WHAT IS REQUIRED: Retype, word for word, every line of the records below starting at the one that contains "template <bool kFuseK2, int kOcc, typename T>" and ending at the one that contains "uint32_t est = 0;"; include both of those lines and nothing more.
* * * * *
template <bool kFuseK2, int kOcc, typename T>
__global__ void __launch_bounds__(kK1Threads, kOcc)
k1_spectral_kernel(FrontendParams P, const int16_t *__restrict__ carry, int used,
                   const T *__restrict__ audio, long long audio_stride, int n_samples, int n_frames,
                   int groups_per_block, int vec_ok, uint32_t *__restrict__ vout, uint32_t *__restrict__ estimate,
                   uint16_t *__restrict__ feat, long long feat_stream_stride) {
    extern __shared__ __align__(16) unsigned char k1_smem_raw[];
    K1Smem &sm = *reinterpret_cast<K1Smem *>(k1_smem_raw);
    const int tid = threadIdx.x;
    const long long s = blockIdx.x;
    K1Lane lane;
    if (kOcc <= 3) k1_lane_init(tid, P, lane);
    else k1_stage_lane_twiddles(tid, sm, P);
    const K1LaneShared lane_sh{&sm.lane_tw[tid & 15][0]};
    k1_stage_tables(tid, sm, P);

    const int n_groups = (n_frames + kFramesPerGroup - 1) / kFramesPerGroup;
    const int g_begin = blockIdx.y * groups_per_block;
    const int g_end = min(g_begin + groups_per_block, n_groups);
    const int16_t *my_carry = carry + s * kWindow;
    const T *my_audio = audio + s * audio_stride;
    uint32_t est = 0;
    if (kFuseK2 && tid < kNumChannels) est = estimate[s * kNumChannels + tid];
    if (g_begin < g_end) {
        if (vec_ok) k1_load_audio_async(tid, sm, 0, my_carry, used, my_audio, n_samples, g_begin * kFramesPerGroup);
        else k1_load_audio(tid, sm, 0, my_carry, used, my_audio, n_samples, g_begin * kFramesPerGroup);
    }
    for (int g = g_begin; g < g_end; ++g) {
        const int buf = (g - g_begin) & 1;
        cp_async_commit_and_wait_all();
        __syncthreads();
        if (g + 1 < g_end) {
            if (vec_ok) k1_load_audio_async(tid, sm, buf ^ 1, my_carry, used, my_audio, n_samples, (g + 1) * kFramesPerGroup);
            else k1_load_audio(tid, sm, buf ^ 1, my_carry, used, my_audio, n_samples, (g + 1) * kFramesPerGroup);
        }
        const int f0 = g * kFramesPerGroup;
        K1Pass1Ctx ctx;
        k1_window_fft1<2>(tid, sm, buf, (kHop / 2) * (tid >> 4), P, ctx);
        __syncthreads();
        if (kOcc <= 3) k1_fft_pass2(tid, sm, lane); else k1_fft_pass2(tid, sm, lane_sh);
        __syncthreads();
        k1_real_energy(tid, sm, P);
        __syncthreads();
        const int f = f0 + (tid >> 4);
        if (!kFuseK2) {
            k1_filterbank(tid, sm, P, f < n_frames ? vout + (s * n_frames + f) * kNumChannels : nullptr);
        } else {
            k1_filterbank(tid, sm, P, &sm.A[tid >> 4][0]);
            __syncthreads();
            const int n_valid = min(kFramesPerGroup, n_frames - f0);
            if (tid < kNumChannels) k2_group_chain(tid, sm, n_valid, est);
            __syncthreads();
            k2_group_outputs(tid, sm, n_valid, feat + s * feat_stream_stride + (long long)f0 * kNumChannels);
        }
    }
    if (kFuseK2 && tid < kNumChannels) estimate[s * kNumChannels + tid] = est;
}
* * * * *
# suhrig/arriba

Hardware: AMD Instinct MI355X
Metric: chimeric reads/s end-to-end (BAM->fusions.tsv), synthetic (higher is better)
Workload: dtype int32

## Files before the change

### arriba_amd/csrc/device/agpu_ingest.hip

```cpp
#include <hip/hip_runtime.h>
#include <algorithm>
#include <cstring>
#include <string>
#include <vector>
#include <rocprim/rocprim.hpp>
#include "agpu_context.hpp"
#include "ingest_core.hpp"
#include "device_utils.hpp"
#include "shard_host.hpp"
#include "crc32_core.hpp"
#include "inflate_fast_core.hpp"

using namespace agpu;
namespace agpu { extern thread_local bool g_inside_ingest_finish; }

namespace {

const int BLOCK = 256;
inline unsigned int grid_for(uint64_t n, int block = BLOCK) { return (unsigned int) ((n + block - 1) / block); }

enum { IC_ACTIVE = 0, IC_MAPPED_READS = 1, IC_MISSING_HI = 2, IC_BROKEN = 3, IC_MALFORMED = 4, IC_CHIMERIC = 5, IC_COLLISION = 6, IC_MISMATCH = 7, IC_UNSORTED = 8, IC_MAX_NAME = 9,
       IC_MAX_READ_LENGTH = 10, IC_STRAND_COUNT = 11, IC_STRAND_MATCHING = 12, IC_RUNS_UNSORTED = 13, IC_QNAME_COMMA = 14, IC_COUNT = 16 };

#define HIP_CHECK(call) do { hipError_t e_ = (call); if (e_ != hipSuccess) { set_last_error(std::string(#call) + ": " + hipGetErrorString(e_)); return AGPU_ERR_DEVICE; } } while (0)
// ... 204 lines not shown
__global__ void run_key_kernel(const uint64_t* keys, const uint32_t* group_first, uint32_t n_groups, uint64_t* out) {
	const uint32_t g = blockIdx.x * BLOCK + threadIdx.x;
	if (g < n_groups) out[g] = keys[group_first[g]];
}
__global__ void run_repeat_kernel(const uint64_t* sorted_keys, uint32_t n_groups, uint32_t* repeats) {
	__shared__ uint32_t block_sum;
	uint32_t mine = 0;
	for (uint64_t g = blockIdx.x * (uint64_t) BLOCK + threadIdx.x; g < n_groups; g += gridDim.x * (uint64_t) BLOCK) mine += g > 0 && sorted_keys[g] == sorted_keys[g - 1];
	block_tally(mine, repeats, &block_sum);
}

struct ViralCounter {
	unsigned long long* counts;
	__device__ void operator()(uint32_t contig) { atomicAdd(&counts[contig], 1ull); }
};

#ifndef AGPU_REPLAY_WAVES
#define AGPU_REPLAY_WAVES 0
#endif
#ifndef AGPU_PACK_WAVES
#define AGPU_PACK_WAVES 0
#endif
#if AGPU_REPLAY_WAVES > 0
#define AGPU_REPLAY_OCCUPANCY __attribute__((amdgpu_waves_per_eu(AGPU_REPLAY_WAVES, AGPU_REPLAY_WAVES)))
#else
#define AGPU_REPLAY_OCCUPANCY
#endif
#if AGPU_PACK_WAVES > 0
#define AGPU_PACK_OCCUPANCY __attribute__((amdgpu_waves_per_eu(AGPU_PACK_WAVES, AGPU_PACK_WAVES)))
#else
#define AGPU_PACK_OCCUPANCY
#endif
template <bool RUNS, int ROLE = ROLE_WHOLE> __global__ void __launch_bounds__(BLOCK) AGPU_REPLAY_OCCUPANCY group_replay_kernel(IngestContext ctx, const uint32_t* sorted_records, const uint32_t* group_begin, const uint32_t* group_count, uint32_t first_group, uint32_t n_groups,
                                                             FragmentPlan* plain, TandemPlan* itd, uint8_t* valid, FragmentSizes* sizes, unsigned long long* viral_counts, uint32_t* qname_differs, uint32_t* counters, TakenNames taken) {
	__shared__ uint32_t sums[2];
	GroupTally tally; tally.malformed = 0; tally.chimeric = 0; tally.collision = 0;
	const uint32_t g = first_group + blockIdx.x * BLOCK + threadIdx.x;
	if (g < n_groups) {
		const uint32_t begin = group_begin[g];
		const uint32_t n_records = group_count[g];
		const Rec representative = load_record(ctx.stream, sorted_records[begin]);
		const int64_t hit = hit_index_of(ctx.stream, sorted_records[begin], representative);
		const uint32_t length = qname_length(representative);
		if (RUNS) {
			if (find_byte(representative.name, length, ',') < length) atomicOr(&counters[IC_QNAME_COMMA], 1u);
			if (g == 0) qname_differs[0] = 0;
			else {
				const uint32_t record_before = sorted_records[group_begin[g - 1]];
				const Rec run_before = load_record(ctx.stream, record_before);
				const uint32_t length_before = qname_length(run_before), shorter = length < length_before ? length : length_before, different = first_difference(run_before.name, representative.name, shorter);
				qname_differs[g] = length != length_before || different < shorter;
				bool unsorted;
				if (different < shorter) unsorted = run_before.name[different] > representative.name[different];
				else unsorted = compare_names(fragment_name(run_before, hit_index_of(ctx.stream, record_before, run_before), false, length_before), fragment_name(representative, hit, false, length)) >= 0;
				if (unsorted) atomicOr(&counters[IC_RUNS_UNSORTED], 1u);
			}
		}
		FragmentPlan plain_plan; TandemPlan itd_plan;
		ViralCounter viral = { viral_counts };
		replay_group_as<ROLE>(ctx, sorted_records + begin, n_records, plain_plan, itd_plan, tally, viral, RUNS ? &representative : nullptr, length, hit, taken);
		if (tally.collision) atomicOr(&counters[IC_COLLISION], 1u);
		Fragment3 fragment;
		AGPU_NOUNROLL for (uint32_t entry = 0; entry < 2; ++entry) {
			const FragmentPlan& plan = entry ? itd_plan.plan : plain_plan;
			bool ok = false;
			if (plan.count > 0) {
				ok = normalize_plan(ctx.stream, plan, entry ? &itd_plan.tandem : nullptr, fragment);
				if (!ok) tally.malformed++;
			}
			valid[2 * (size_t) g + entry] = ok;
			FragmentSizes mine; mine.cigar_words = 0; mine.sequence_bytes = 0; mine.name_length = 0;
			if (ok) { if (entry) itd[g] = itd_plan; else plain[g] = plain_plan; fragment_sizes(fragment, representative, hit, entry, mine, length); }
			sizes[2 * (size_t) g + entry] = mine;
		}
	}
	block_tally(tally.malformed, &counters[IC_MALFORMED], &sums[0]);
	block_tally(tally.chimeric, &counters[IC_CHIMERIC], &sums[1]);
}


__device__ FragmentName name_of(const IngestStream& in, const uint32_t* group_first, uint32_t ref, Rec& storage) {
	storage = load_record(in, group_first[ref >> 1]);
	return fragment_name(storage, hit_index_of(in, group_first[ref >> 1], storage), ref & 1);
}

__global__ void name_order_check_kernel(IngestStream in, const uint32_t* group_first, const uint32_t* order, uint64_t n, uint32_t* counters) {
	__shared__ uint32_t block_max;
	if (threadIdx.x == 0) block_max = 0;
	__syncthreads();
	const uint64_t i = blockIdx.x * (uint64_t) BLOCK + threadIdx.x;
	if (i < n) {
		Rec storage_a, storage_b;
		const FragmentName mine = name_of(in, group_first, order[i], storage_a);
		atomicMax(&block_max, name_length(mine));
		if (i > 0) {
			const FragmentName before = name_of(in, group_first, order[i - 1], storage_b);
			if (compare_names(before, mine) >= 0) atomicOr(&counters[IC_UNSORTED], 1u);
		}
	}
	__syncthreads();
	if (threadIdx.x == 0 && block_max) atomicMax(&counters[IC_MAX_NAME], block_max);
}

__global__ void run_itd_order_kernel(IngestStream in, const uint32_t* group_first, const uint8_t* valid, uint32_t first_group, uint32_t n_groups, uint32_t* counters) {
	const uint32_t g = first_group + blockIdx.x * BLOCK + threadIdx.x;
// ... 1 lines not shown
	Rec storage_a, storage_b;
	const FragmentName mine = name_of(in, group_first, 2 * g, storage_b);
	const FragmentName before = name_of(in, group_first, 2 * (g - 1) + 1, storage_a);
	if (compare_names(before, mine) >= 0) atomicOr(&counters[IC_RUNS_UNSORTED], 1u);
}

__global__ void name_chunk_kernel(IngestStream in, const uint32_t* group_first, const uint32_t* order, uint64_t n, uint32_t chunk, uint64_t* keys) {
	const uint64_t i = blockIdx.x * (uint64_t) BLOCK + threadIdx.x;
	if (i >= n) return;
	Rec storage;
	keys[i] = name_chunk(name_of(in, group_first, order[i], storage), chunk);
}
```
* * * * *
EXPECTED ANSWER:
template <bool kFuseK2, int kOcc, typename T>
__global__ void __launch_bounds__(kK1Threads, kOcc)
k1_spectral_kernel(FrontendParams P, const int16_t *__restrict__ carry, int used,
                   const T *__restrict__ audio, long long audio_stride, int n_samples, int n_frames,
                   int groups_per_block, int vec_ok, uint32_t *__restrict__ vout, uint32_t *__restrict__ estimate,
                   uint16_t *__restrict__ feat, long long feat_stream_stride) {
    extern __shared__ __align__(16) unsigned char k1_smem_raw[];
    K1Smem &sm = *reinterpret_cast<K1Smem *>(k1_smem_raw);
    const int tid = threadIdx.x;
    const long long s = blockIdx.x;
    K1Lane lane;
    if (kOcc <= 3) k1_lane_init(tid, P, lane);
    else k1_stage_lane_twiddles(tid, sm, P);
    const K1LaneShared lane_sh{&sm.lane_tw[tid & 15][0]};
    k1_stage_tables(tid, sm, P);

    const int n_groups = (n_frames + kFramesPerGroup - 1) / kFramesPerGroup;
    const int g_begin = blockIdx.y * groups_per_block;
    const int g_end = min(g_begin + groups_per_block, n_groups);
    const int16_t *my_carry = carry + s * kWindow;
    const T *my_audio = audio + s * audio_stride;
    uint32_t est = 0;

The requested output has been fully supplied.